Where in a divorce case the plaintiff is the only witness on the question of residence, and his testimony shows that lie resided in the county of the suit from November 1957 to June 1958, but also shows that he was a resident of the State of Washington in 1955, registered as a voter in that State prior to that date, has been a registered voter in that State since this registration, voted there in 1960, and considers that his residence, without showing the re-establishment of his residence since the alleged residence in Georgia, a verdict denying a divorce is demanded, since his testimony, construed most strongly against him, shows that he has been a resident of Washington all the time.
It is stipulated by counsel that sufficient evidence was introduced to prove the ground of divorce, and the only issue raised by the motion for new trial, as amended, is whether or not residence for the time required by Code Ann. 30-107 (Ga. L. 1939, p. 203; 1950, p. 429), was shown. Consequently our decision depends upon whether or not the evidence showed that the petitioner had acquired six months' residence in Muscogee County, Georgia, as required by law. Testimony of the petitioner in his own behalf is the only evidence on this question. The substance of his testimony is that he arrived at Fort Benning, Georgia, as a member of the armed forces of the United States, and was in Columbus on the day after Thanksgiving in 1957. He immediately contacted an attorney in respect to filing a divorce action. The attorney explained to him the law about living on and off post, that is on post a year or off post for six months. He then got a room with another off post in Muscogee County. He occupied that room, taking all meals on post until June 1958. He filed for divorce on June 2, 1958. Previously he had bought a home in the State of Washington about 1951, and went to Japan in 1952, returning to Washington in 1954 and leaving again in 1955. He never registered to vote in Georgia. He had been a registered voter in Washington since 1949, voted there in 1960, and considers "that my residence." He sent a letter to Washington in 1960 to see if he could vote. He knew he had to be a resident of Washington to vote there. He "was a resident of Washington from 1949 to 1955," when he left there and did not know whether or not he still was in 1960. He moved into town "with an idea of living here six months to get a residence in Georgia." About a month or two after the six months were up, he moved back on the post because the soldier he lived with was going to move away. "Getting a divorce was one of my reasons for moving into Columbus. I was stationed down here at the time." He bought a car in Washington in 1957 or 1958, but he did not get a Georgia license for it because he did not have it in Georgia.

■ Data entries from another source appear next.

template <bool STRIDE> __global__ __launch_bounds__(256) void k_meta_sb(const Ctl *ctl, int nside, PoolView newp, SbTot *sbtot, int sparse)
{
	const int ln = lane_id();
	const uint64_t nsb = ctl->nsb_total;
	for (uint64_t sbw = ((uint64_t)blockIdx.x * 4 + wave_id()) * 2; sbw < nsb; sbw += (uint64_t)gridDim.x * 8) {
	const uint64_t sb = sbw + (ln >> 5);
	const bool live = sb < nsb;
	const uint64_t gl = sb * SB + (ln & 31);
	const uint64_t sb0 = ctl->rope[nside][ln < NR ? ln : NR - 1].sb0;
	const uint64_t sbA = sb - (ln >> 5);
	const int rA = max(0, (int)__popcll(__ballot(ln < NR && sb0 <= sbA)) - 1);
	const int rB = max(0, (int)__popcll(__ballot(ln < NR && sb0 <= sbA + 1)) - 1);
	const RopeDesc &rp = ctl->rope[nside][(ln >> 5) ? rB : rA];
	const bool ok = live && gl >= rp.leaf0 && gl < rp.leaf0 + rp.nleaves;
	LeafMeta m;
	for (int s = 0; s < 6; ++s) m.c[s] = 0;
	m.npre = 0; m.n = 0;
	if (ok) m = newp.own[gl];
	const uint32_t e01 = m.c[0] | (uint32_t)m.c[1] << 16, e23 = m.c[2] | (uint32_t)m.c[3] << 16, e45 = m.c[4] | (uint32_t)m.c[5] << 16;
	uint32_t s01 = dpp_incl_add(e01), s23 = dpp_incl_add(e23), s45 = dpp_incl_add(e45);
	const uint32_t h01 = (uint32_t)__builtin_amdgcn_readlane((int)s01, 31), h23 = (uint32_t)__builtin_amdgcn_readlane((int)s23, 31), h45 = (uint32_t)__builtin_amdgcn_readlane((int)s45, 31);
	if (ln >> 5) { s01 -= h01; s23 -= h23; s45 -= h45; }
	const uint32_t x01 = s01 - e01, x23 = s23 - e23, x45 = s45 - e45;
	if (sparse) {
		if (live) {
			uint16_t *dr = dir_row(newp, sb, 0) + (ln & 31);
			dr[0] = (uint16_t)(m.n | ((m.c[0] | m.c[5]) ? FILL_P2 : 0u));
#pragma unroll
			for (int s = 0; s < 6; ++s) dr[(1 + s) * SB] = m.c[s];
			dr[7 * SB] = 0;
		}
	} else if (ok) {
		m.c[0] = (uint16_t)x01; m.c[1] = (uint16_t)(x01 >> 16); m.c[2] = (uint16_t)x23; m.c[3] = (uint16_t)(x23 >> 16);
		m.c[4] = (uint16_t)x45; m.c[5] = (uint16_t)(x45 >> 16);
		m.npre = (uint16_t)((x01 & 0xffffu) + (x01 >> 16) + (x23 & 0xffffu) + (x23 >> 16) + (x45 & 0xffffu) + (x45 >> 16));
		newp.meta[gl] = m;
	}
	if ((ln & 31) == 31 && live) {
		SbTot c;
		c.p01 = s01; c.p23 = s23; c.p45 = s45; c.pad = 0;
		sbtot[sb] = c;
	}
	if (!STRIDE) return;
	}
}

His testimony thus shows that he was a resident of the State of Washington before he came to Georgia, and he established a residence in Muscogee County to obtain a divorce in this State, yet on cross-examination he states that he is a resident of Washington, knew he had to be a resident to vote there in 1960, and nowhere testifies that he has ever returned to Washington to re-establish his residence if he in fact had established it in this State. This testimony can mean only that lie was a resident of Washington and has never changed his residence from 1955 to 1960, since this is the only way he could still be a resident. To this type of contradictory testimony of a party in his own behalf must be applied the rule that, when given a construction most unfavorable to him, if it shows him not entitled to prevail, unless other evidence shows that he should prevail, he must lose. Davis v. Akridge, 199 Ga. 867
(36 S. E. 2d 102); Partain v. King, 206 Ga. 530
(57 S. E. 2d 617); Douglas v. Sumner, 213 Ga. 82 (3)
, 85 (97 S. E. 2d 122). Under this rule, he has not only never changed his voting registration from Washington where he resided in 1955, but he acted upon that registration in 1960, thus showing his intention to retain residency there since 1955. It requires both act and intent to establish a residence, and either without the other is insufficient.
While on issuable facts the jury alone must decide (Stallings v. Stallings, 127 Ga. 464, 56 S. E. 469, 9 L. R. A. (NS) 593; Bellamy v. Bellamy, 187 Ga. 804, 2 S. E. 2d 413; Williams v. Williams, 191 Ga. 437, 12 S. E. 2d 352), yet where, as here, all the evidence when subjected to the construction demanded by law leads to only one conclusion, a verdict to that effect is demanded. Here the demanded verdict is that the plaintiff was never a resident of the county where the divorce case was filed, and hence the petitioner was not entitled to a divorce.
It follows that the verdict for a divorce was unauthorized, and it was error to deny the motion for new trial as amended.
Judgment reversed. All the Justices concur.